Zahlungen an Dienstnehmer aus Konjunkturpakten
Zahlungen, die etwa im Zusammenhang mit der Corona-Kurzarbeit in Österreich erfolgen, können auch im Ausland ansässige Dienstnehmer österreichischer Arbeitgeber betreffen. Nach Ansicht des OECD Secretariat und des BMF sollen derartige Zahlungen im Rahmen von Art. 15 OECD-MA dort besteuert werden, wo der Dienstnehmer gearbeitet hätte, wenn er arbeiten könnte (Kausalitätsprinzip). Die Besteuerung erfolgt also unabhängig davon, wo sich der Dienstnehmer während der Kurzarbeit aufhält. Ist im jeweiligen DBA hingegen eine Sonderregelung für Bezüge aus einer gesetzlichen Sozialversicherung oder ähnliche Einkünfte enthalten – wie z.B. im DBA mit Deutschland –, so ist das Besteuerungsrecht für Entgeltentschädigungen nach dieser Sonderbestimmung zu beurteilen, wobei im Regelfall eine Besteuerung im Kassenstaat vorgesehen ist.

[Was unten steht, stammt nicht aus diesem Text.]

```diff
                                  const uint32_t* __restrict__ cls, uint32_t nseg, uint32_t split = 0u ) {
     __shared__ uint64_t s_small[MODE == 0 ? SORT_SMALL_N : 1];
     __shared__ uint32_t s_hist[MODE == 0 ? SORT_SMALL_N + 1 + BKT_AUX : (MODE == 1 || MODE == 3 ? BKT_LARGE_NB + 1 + BKT_AUX : 1)];
     extern __shared__ __attribute__((aligned(16))) uint64_t s_large[];
     if (MODE == 0) {
-        const uint2 rng = ranges[blockIdx.x];
-        const int n = (int)(rng.y - rng.x);
-        if (n <= 0 || n > SORT_SMALL_N) return;
-        const uint64_t* k = keys + rng.x;
-        const uint32_t* v = vals != nullptr ? vals + rng.x : nullptr;
-        uint32_t* o = ids + rng.x;
-        if (n > 128) {
-            bool done;
-            if (n <= 256) done = tile_sort_buckets<1, 256, 1>(k, v, o, n, s_small, s_hist);
-            else if (n <= 512) done = tile_sort_buckets<2, 256, 2>(k, v, o, n, s_small, s_hist);
-            else if (n <= 768) done = tile_sort_buckets<3, 256, 3>(k, v, o, n, s_small, s_hist);
-            else if (n <= 1024) done = tile_sort_buckets<4, 256, 4>(k, v, o, n, s_small, s_hist);
-            else if (n <= 1280) done = tile_sort_buckets<5, 256, 5>(k, v, o, n, s_small, s_hist);
-            else if (n <= 1536 || SORT_SMALL_N == 1536) done = tile_sort_buckets<6, 256, 6>(k, v, o, n, s_small, s_hist);
-            else done = tile_sort_buckets<SORT_SMALL_N / 256, 256, SORT_SMALL_N / 256>(k, v, o, n, s_small, s_hist);
-            if (done) return;
+        const bool fetch = vals == nullptr;
+        uint2 rg[SORT_GROUP_K];
+#pragma unroll
+        for (int i = 0; i < SORT_GROUP_K; ++i) {
+            const uint32_t seg = blockIdx.x * SORT_GROUP_K + i;
+            rg[i] = seg < nseg ? ranges[seg] : make_uint2(0u, 0u);
+        }
+        uint64_t cur[SORT_PF], nxt[SORT_PF];
+        int tid = threadIdx.x;
+        tile_sort_fetch<false>(nxt, keys, nullptr, fetch ? rg[0] : make_uint2(0u, 0u), tid);
+#pragma unroll 1
+        for (int j = 0; j < SORT_GROUP_K; ++j) {
+            asm volatile("" : "+v"(tid));
+            uint2 rng = make_uint2(0u, 0u), rnext = make_uint2(0u, 0u);
+#pragma unroll
+            for (int i = 0; i < SORT_GROUP_K; ++i) {
+                if (i == j) rng = rg[i];
+                if (i == j + 1) rnext = rg[i];
+            }
+            const int n = (int)(rng.y - rng.x);
+            const bool mine = n > 0 && n <= SORT_SMALL_N;
+#ifdef SORT_STATS
+            if (threadIdx.x == 0 && blockIdx.x * SORT_GROUP_K + j < nseg) atomicAdd(&g_sort_sizes[min(15, (max(n, 0) + 127) / 128)], 1ull);
+#endif
+#pragma unroll
+            for (int r = 0; r < SORT_PF; ++r) cur[r] = nxt[r];
+            if (!fetch && mine) tile_sort_fetch<true>(cur, keys, vals, rng, tid);
+#pragma unroll
+            for (int r = 0; r < SORT_PF; ++r) asm volatile("" : "+v"(cur[r]));
+            tile_sort_fetch<false>(nxt, keys, nullptr, fetch ? rnext : make_uint2(0u, 0u), tid);
+            if (mine) tile_sort_small(keys + rng.x, vals != nullptr ? vals + rng.x : nullptr, ids + rng.x, n, s_small, s_hist, cur, tid);
             __syncthreads();
-        }
-        if (n <= 64) tile_sort_regs<1, 64>(k, v, o, n, s_small);
-        else if (n <= 128) tile_sort_regs<1, 128>(k, v, o, n, s_small);
-        else if (n <= 256) tile_sort_regs<1, 256>(k, v, o, n, s_small);
-        else if (n <= 512) tile_sort_regs<2, 512>(k, v, o, n, s_small);
-        else if (n <= 1024) tile_sort_regs<4, 1024>(k, v, o, n, s_small);
-        else {
-            const int nb = n - 1024;
-            const uint32_t* vb = v != nullptr ? v + 1024 : nullptr;
-            tile_sort_regs<4, 1024, true>(k, v, o, 1024, s_small);
-            if (nb <= 64) tile_sort_regs<1, 64, true>(k + 1024, vb, o, nb, s_small + 1024);
-            else if (nb <= 128) tile_sort_regs<1, 128, true>(k + 1024, vb, o, nb, s_small + 1024);
-            else if (nb <= 256) tile_sort_regs<1, 256, true>(k + 1024, vb, o, nb, s_small + 1024);
-            else if (nb <= 512 || SORT_SMALL_N == 1536) tile_sort_regs<2, 512, true>(k + 1024, vb, o, nb, s_small + 1024);
-            else tile_sort_regs<4, 1024, true>(k + 1024, vb, o, nb, s_small + 1024);
-            __syncthreads();
-            for (int e = threadIdx.x; e < n; e += 256) {
-                const uint64_t key = s_small[e];
-                const int pos = e < 1024 ? e + lower_bound_u64(s_small + 1024, nb, key)
-                                         : (e - 1024) + lower_bound_u64(s_small, 1024, key);
-                o[pos] = (uint32_t)key;
-            }
         }
         return;
     }
@@ -341,7 +401,7 @@
     if (cls_state == 0 && hipMemsetAsync(cls, 0, 2 * sizeof(uint32_t), stream) != hipSuccess) return GVF_ELAUNCH;
     if (cls_state < 2)
         hipLaunchKernelGGL(classify_kernel, dim3((nseg + 255) / 256), dim3(256), 0, stream, ranges, nseg, cls);
-    hipLaunchKernelGGL(tile_sort_kernel<0>, dim3(nseg), dim3(256), 0, stream, ranges, keys, vals, ids, cls, nseg);
+    hipLaunchKernelGGL(tile_sort_kernel<0>, dim3((nseg + SORT_GROUP_K - 1) / SORT_GROUP_K), dim3(256), 0, stream, ranges, keys, vals, ids, cls, nseg);
     if (tile_sort_set_lds_limit() != GVF_OK) return GVF_ELAUNCH;
     hipLaunchKernelGGL(tile_sort_kernel<3>, dim3(SORT_MEDIUM_BLOCKS), dim3(512), SORT_MEDIUM_N * 8, stream, ranges, keys, vals, ids, cls,
                        nseg, 0u);
```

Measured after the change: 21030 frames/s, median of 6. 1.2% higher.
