# xipengwang/AprilSAM

Hardware: AMD Instinct MI355X
Metric: Gauss-Newton iterations/sec + factorise ms on M3500 (chi2 match <=1e-6) (higher is better)
Workload: dtype f64; 1 GPU; M3500 batch april_graph_cholesky, 1 replica per GPU (3500 poses, 5454 factors, n=10500); parallelism=single GPU, fronts=680, levels=9, nnz_L=422121

## Files before the change

### aprilsam_amd/csrc/capi.cpp

```cpp
#include <cstdio>
#include <cstdlib>
#include <cstring>
#include <string>
#include <vector>

#include "../../include/aprilsam_amd.h"
#include "plan.h"
#include "errors.h"
#include "refmodel.h"
#include "solver.h"

extern "C" {

void APRILSAM_VERSION(void) {
    printf("================\n");
    printf("| APRILSAM 0.0 |   solver: aprilsam_amd (MI355X / gfx950)\n");
    printf("================\n");
    printf("\n");
}

void april_graph_cholesky_param_init(april_graph_cholesky_param_t *param) {
    asam::drop_context(param);
    asam::unbind_param(param);
    memset(param, 0, sizeof(*param));
    param->tikhanov = 0.0001;
    param->nreordering = 1;
    asam::warm_up();
}

void april_graph_cholesky_param_destory(april_graph_cholesky_param_t *param) {
    if (!param) return;
    asam::drop_context(param);
    asam::unbind_param(param);
    free(param->delta_x); free(param->B); free(param->y); free(param->ordering);
    free(param);
}

void april_graph_cholesky(april_graph_t *graph, april_graph_cholesky_param_t *param) { asam::batch_step(graph, param); }

void april_graph_cholesky_inc(april_graph_t *graph, april_graph_cholesky_param_t *param) { asam::inc_step(graph, param); }

void april_graph_cholesky_inc_solver(april_graph_t *graph, april_graph_cholesky_param_t *param, int *idxs) {
    (void)idxs;
    asam::inc_solve_only(graph, param);
}

double april_graph_chi2(april_graph_t *graph) { return asam::graph_chi2(graph); }

int aprilsam_amd_device_count(void) { return asam::api_device_count(); }
int aprilsam_amd_set_device(int device) { return asam::api_set_device(device); }
int aprilsam_amd_param_set_device(const april_graph_cholesky_param_t *param, int slot) { return asam::api_param_set_device(param, slot); }
int aprilsam_amd_param_get_device(const april_graph_cholesky_param_t *param) { return asam::api_param_get_device(param); }
int aprilsam_amd_set_option(const char *name, double value) { return asam::api_set_option(name, value); }
int aprilsam_amd_debug_guard_selftest(const april_graph_cholesky_param_t *param) { return asam::debug_guard_selftest(param); }
int aprilsam_amd_get_option(const char *name, double *value) { return asam::api_get_option(name, value); }
int aprilsam_amd_get_stats(const april_graph_cholesky_param_t *param, aprilsam_amd_stats_t *out) {
    return asam::get_stats(param, out) ? 0 : -1;
}
int aprilsam_amd_batch_resident(april_graph_t *graph, april_graph_cholesky_param_t *param, int iters, double *chi2_out, double *ms_out) {
    return asam::batch_resident(graph, param, iters, chi2_out, ms_out);
}
int aprilsam_amd_resident_begin(april_graph_t *graph, april_graph_cholesky_param_t *param) { return asam::resident_begin(graph, param); }
int aprilsam_amd_resident_steps(april_graph_t *graph, april_graph_cholesky_param_t *param, int n, int mode) { return asam::resident_steps(graph, param, n, mode); }
int aprilsam_amd_resident_sync(april_graph_t *graph, april_graph_cholesky_param_t *param) { return asam::resident_sync(graph, param); }
double aprilsam_amd_resident_chi2(april_graph_t *graph) { return asam::resident_chi2(graph); }
int aprilsam_amd_resident_end(april_graph_t *graph, april_graph_cholesky_param_t *param) { return asam::resident_end(graph, param); }
int aprilsam_amd_level_profile(const april_graph_cholesky_param_t *param, double *out6, int cap_levels) { return asam::level_profile(param, out6, cap_levels); }
int aprilsam_amd_kernel_profile(const april_graph_cholesky_param_t *param, double *ms, long long *calls, double *flops, double *bytes, const char **names) {
    return asam::kernel_profile(param, ms, calls, flops, bytes, names);
}
int aprilsam_amd_debug_stage(april_graph_t *graph, april_graph_cholesky_param_t *param, int what, double *out) { return asam::debug_stage(graph, param, what, out); }
int aprilsam_amd_debug_front_times(const april_graph_cholesky_param_t *param, long long *out, int n_fronts) { return asam::debug_front_times(param, out, n_fronts); }
int aprilsam_amd_reference_order(int n_nodes, int n_factors, const int *fa, const int *fb, int *out_order, int *out_parent) {
    asam::RefModel m;
    m.batch(n_nodes, n_factors, fa, fb);
    memcpy(out_order, m.ord.data(), sizeof(int) * (size_t)n_nodes);
    if (out_parent) memcpy(out_parent, m.parent.data(), sizeof(int) * (size_t)n_nodes);
    return 0;
}
int aprilsam_amd_shard_begin(april_graph_t *graph, april_graph_cholesky_param_t *param, int rank, int world) { return asam::shard_begin(graph, param, rank, world); }
long long aprilsam_amd_shard_info(const april_graph_cholesky_param_t *param, int what, long long *out, long long cap) { return asam::shard_info(param, what, out, cap); }
int aprilsam_amd_shard_comm_unique_id(char *out128) { return asam::shard_comm_unique_id(out128); }
int aprilsam_amd_shard_comm_init_rccl(april_graph_cholesky_param_t *param, const char *id128) { return asam::shard_comm_init_rccl(param, id128); }
int aprilsam_amd_shard_comm_init_host(april_graph_cholesky_param_t *param, const aprilsam_amd_host_comm_t *cb) { return asam::shard_comm_init_host(param, cb); }
int aprilsam_amd_shard_comm_info(const april_graph_cholesky_param_t *param, long long *out5, char *rccl_path, int cap) { return asam::shard_comm_info(param, out5, rccl_path, cap); }
int aprilsam_amd_shard_iterate(april_graph_t *graph, april_graph_cholesky_param_t *param, int n) { return asam::shard_iterate(graph, param, n); }
int aprilsam_amd_shard_gather_states(april_graph_t *graph, april_graph_cholesky_param_t *param) { return asam::shard_gather_states(graph, param); }
double aprilsam_amd_shard_chi2(april_graph_t *graph, april_graph_cholesky_param_t *param) { return asam::shard_chi2(graph, param); }
void aprilsam_amd_shard_end(april_graph_cholesky_param_t *param) { asam::shard_end(param); }

void *aprilsam_amd_refmodel_create(void) { return new asam::RefModel(); }
void aprilsam_amd_refmodel_destroy(void *m) { delete (asam::RefModel *)m; }
void aprilsam_amd_refmodel_batch(void *m, int n_nodes, int n_factors, const int *fa, const int *fb) { ((asam::RefModel *)m)->batch(n_nodes, n_factors, fa, fb); }
int aprilsam_amd_refmodel_inc_begin(void *m, int n_nodes, int n_factors, const int *fa, const int *fb) {
    asam::RefModel *M = (asam::RefModel *)m;
    M->inc_begin(n_nodes, n_factors, fa, fb);
    return M->naffected;
}
int aprilsam_amd_refmodel_solve_visit(void *m, const double *x, double dxy, double dth, int *visited) {
    asam::RefModel *M = (asam::RefModel *)m;
    for (int i = 0; i < M->N; i++) visited[i] = 0;
    M->solve_visit(x, dxy, dth, [&](int n, bool upd) { visited[n] = upd ? 2 : 1; });
    return M->start_over;
}
void aprilsam_amd_refmodel_get(void *m, int *parent, int *changed, int *relin) {
    asam::RefModel *M = (asam::RefModel *)m;
    for (int i = 0; i < M->N; i++) { if (parent) parent[i] = M->parent[i]; if (changed) changed[i] = M->changed[i]; if (relin) relin[i] = M->relin[i]; }
}
int aprilsam_amd_refmodel_check(void *m) { return ((asam::RefModel *)m)->check_tree(); }
int aprilsam_amd_last_error(char *msg, int cap) { return asam::get_last_error(msg, cap); }
void aprilsam_amd_clear_error(void) { asam::clear_last_error(); }
int aprilsam_amd_selftest(void) { return asam::selftest(); }
const char *aprilsam_amd_version(void) { return "aprilsam_amd 0.1 (gfx950, multifrontal FP64)"; }
void aprilsam_amd_free(void *p) { free(p); }

struct aprilsam_amd_plan { asam::Plan P; };

aprilsam_amd_plan_t *aprilsam_amd_plan_create(int n_nodes, int n_factors, const int *factor_nodes, const double *xy, int leaf_nodes) {
    aprilsam_amd_plan *pl = new aprilsam_amd_plan();
    try {
        asam::build_plan(pl->P, n_nodes, n_factors, factor_nodes, xy, leaf_nodes > 0 ? leaf_nodes : asam::g_opt.leaf_nodes);
    } catch (const asam::SolverError &e) {
        asam::set_last_error(e.code, e.msg);
        fprintf(stderr, "aprilsam_amd: ERROR %d: %s\n", e.code, e.msg.c_str());
        delete pl;
        return nullptr;
    } catch (const std::exception &e) {
        asam::set_last_error(asam::ERR_INTERNAL, e.what());
        fprintf(stderr, "aprilsam_amd: ERROR %d: %s\n", (int)asam::ERR_INTERNAL, e.what());
        delete pl;
        return nullptr;
    }
    return pl;
}
void aprilsam_amd_plan_destroy(aprilsam_amd_plan_t *plan) { delete plan; }
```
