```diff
@@ -1265,9 +1339,26 @@
 #endif
       a.n_frames = n_frames;
       dim3 grid((unsigned)(a.bpf * ((n_frames + 7) / 8) * 8));
-      if (a.prune) hipLaunchKernelGGL(k_scan<FL_SCAN_WPE_PRUNED>, grid, dim3(256), 0, ctx->stream, a);
-      else hipLaunchKernelGGL(k_scan<FL_SCAN_WPE>, grid, dim3(256), 0, ctx->stream, a);
+      if (!a.prune) hipLaunchKernelGGL((k_scan<FL_SCAN_WPE, 8>), grid, dim3(256), 0, ctx->stream, a);
+      else switch (fl_scan_step(ctx, n_frames)) {
+      case 2: hipLaunchKernelGGL((k_scan<FL_SCAN_WPE_PRUNED, 2>), grid, dim3(256), 0, ctx->stream, a); break;
+      case 4: hipLaunchKernelGGL((k_scan<FL_SCAN_WPE_PRUNED, 4>), grid, dim3(256), 0, ctx->stream, a); break;
+      default: hipLaunchKernelGGL((k_scan<FL_SCAN_WPE_PRUNED, 8>), grid, dim3(256), 0, ctx->stream, a); break;
+      }
       FL_HIP(ctx, hipGetLastError());
+#ifdef FL_SCAN_STATS
+      {
+        unsigned long long st[FL_SCAN_STATS_N], zero[FL_SCAN_STATS_N] = {0};
+        FL_HIP(ctx, hipStreamSynchronize(ctx->stream));
+        FL_HIP(ctx, hipMemcpyFromSymbol(st, HIP_SYMBOL(d_scan_stats), sizeof(st)));
+        FL_HIP(ctx, hipMemcpyToSymbol(HIP_SYMBOL(d_scan_stats), zero, sizeof(zero)));
+        fprintf(stderr, "k_scan: %d frames, %llu items, %.2f feature loads and %.1f lane-loads per item, %llu items to their end; ended "
+                "after f features:", n_frames, st[0], st[0] ? (double)st[1] / st[0] : 0.0, st[0] ? (double)st[2] / st[0] : 0.0, st[3]);
+        for (int f = 0; f + 4 < FL_SCAN_STATS_N; ++f)
+          if (st[4 + f]) fprintf(stderr, " %d: %llu", f, st[4 + f]);
+        fprintf(stderr, "\n");
+      }
+#endif
     }
   }
   if (det->have_times) FL_HIP(ctx, hipEventRecord(det->ev[3], ctx->stream));
```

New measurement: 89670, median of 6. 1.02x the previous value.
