int s2vt_gather_rows(const float* src, int64_t ld, const int32_t* idx, int64_t rows, int32_t cols, float* out, void* stream) {
    S2VT_REQUIRE(src && idx && out && rows > 0 && rows <= 65535 && cols > 0 && ld >= cols,
                 "s2vt_gather_rows: null argument or bad geometry (rows=%lld cols=%d ld=%lld)", (long long)rows, cols, (long long)ld);
    return gather_rows_f32((hipStream_t)stream, src, ld, idx, rows, cols, out);
}

int s2vt_transpose_f32(const float* in, int32_t rows, int32_t cols, float* out, void* stream) {
    S2VT_REQUIRE(in && out && in != out && rows > 0 && cols > 0 && (rows + 63) / 64 <= 65535,
                 "s2vt_transpose_f32: null argument or bad geometry (rows=%d cols=%d)", rows, cols);
    return transpose_f32((hipStream_t)stream, in, rows, cols, out);
}

int s2vt_colsum(const float* x, int64_t rows, int32_t cols, int64_t ld, float* ws, size_t ws_floats, float* out, int32_t accumulate,
                void* stream) {
    S2VT_REQUIRE(x && ws && out && rows > 0 && rows <= 64 * (int64_t)65535 && cols > 0 && ld >= cols,
                 "s2vt_colsum: null argument or bad geometry (rows=%lld cols=%d ld=%lld)", (long long)rows, cols, (long long)ld);
    S2VT_REQUIRE(ws_floats >= colsum_partial_floats(rows, cols), "s2vt_colsum: scratch %zu < %zu floats", ws_floats,
                 colsum_partial_floats(rows, cols));
    return colsum_f32((hipStream_t)stream, x, rows, cols, ld, ws, out, accumulate != 0);
}
int s2vt_colsum_finish(const float* partial, int32_t nchunks, int32_t cols, float* out, int32_t accumulate, void* stream) {
    S2VT_REQUIRE(partial && out && nchunks > 0 && cols > 0, "s2vt_colsum_finish: null argument or bad geometry (nchunks=%d cols=%d)",
                 nchunks, cols);
    return colsum_finish((hipStream_t)stream, partial, nchunks, cols, out, accumulate != 0);
}

int s2vt_split_planes_dual(int32_t nplanes, const float* in, int64_t ld, const int32_t* idx, int32_t inner, int32_t outer, int32_t rows,
                           int32_t cols, uint16_t* out_r, int64_t ldo_r, int32_t kpad_r, uint16_t* out_t, int64_t ldo_t, int32_t kpad_t,
                           float* colpart, const float* lse, const int64_t* target, int64_t target_ld, int32_t Lm1, const float* gout,
                           float* alpha_out, void* stream) {
    S2VT_REQUIRE((nplanes == 1 || nplanes == 3) && in && rows > 0 && cols > 0 && ld >= cols && (out_r || out_t || colpart),
                 "s2vt_split_planes_dual: null input, no output, or bad size (planes=%d rows=%d cols=%d)", nplanes, rows, cols);
    S2VT_REQUIRE(rowmap_ok(idx, inner, outer, rows), "s2vt_split_planes_dual: bad row map");
    auto image_ok = [&](const uint16_t* p, int64_t ldo, int kpad, int k) {
        return !p || (kpad % 64 == 0 && kpad >= k && kpad <= 64 * cdiv(k, 64) && ldo % 8 == 0 && ldo >= (int64_t)nplanes * kpad &&
                      (reinterpret_cast<uintptr_t>(p) & 15) == 0);
    };
    S2VT_REQUIRE(image_ok(out_r, ldo_r, kpad_r, cols) && image_ok(out_t, ldo_t, kpad_t, rows),
                 "s2vt_split_planes_dual: bad plane geometry (kpad = the k extent rounded up to 64, ldo >= planes * kpad, 16-byte aligned)");
    const bool with_ce = lse || target || gout || alpha_out;
    if (!with_ce) return split_planes_dual((hipStream_t)stream, nplanes, in, ld, rowmap(idx, inner, outer), rows, cols, out_r, ldo_r,
                                            kpad_r, out_t, ldo_t, kpad_t, colpart, nullptr);
    S2VT_REQUIRE(lse && target && gout && Lm1 > 0 && rows % Lm1 == 0 && target_ld >= Lm1 + 1 && !idx && inner == 0,
                 "s2vt_split_planes_dual: bad CE-gradient arguments (lse, target and gout together, rows = B * Lm1, no row map)");
    const CeGradArgs ce = {lse, target, gout, Lm1, target_ld, alpha_out};
    return split_planes_dual((hipStream_t)stream, nplanes, in, ld, ID, rows, cols, out_r, ldo_r, kpad_r, out_t, ldo_t, kpad_t, colpart, &ce);
}

int s2vt_feat_proj_bwd(const s2vt_dims* d, const float* feats, const float* w, const float* dx1, float* dw,
                       float* dbias, float* dfeats, float* colsum_ws, void* stream) {
    S2VT_REQUIRE(dims_ok(d) && feats && w && dx1 && dw && dbias && colsum_ws, "s2vt_feat_proj_bwd: null/invalid argument");
    hipStream_t st = (hipStream_t)stream;
    int rc;
    if ((rc = gemm(st, false, false, d->H, d->F, d->L * d->B, dx1, d->H, ID, feats, d->F, perm(d->B, d->L), dw, d->F, ID,
                   nullptr, false)))
        return rc;
    if ((rc = colsum_f32(st, dx1, (int64_t)d->L * d->B, d->H, d->H, colsum_ws, dbias, false))) return rc;
    if (dfeats)
        return gemm(st, true, false, d->L * d->B, d->F, d->H, dx1, d->H, ID, w, d->F, ID, dfeats, d->F, perm(d->B, d->L),
                    nullptr, false);
    return 0;
}

int s2vt_lstm_step_fwd(int32_t B, int32_t H, const float* gx, const float* bias, const float* w_hh,
                       const float* h_prev, const float* c_prev, float* h_out, float* c_out, float* stash,
                       void* stream) {
    StepFwdArgs a;
    memset(&a, 0, sizeof(a));
    a.B = B; a.H = H;
    a.h_prev = h_prev; a.ldh = H; a.w_hh = w_hh; a.ldw = H;
    a.gx = gx; a.ldgx = 4 * (int64_t)H; a.bias = bias;
    a.c_prev = c_prev; a.ldc = H;
    a.h_out = h_out; a.ldho = H; a.c_out = c_out; a.ldco = H;
    a.stash = stash; a.ldst = 4 * (int64_t)H;
    ProfScope ps((hipStream_t)stream, K_STEP_FWD, 1);
    return lstm_step_fwd((hipStream_t)stream, a);
}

Zahlungen, die im Zusammenhang mit der Corona-Kurzarbeit in Österreich erfolgen, können auch im Ausland ansässige Dienstnehmer österreichischer Arbeitnehmer betreffen ...
Fazit
Entscheidend bei der Beurteilung von aufgrund der Covid- 19-Pandemie geänderten Sachverhalten im internationalen Steuerrecht ist die Heranziehung der sonst auch üblichen Grundsätze. Vereinzelt gibt es jedoch Erleichterungen, meist in Form von bilateralen Konsultationsvereinbarungen, die davon abweichen. Der Umstand, dass uns diese Pandemie noch länger betreffen wird und sich Gewohnheiten teilweise nachhaltig oder zumindest für die Zeit dieser Pandemie ändern, wurde von der OECD und den Finanzverwaltungen zum Teil noch nicht ausreichend berücksichtigt. Dies wird noch zahlreiche aktuell unbeantwortete Fragen aufwerfen.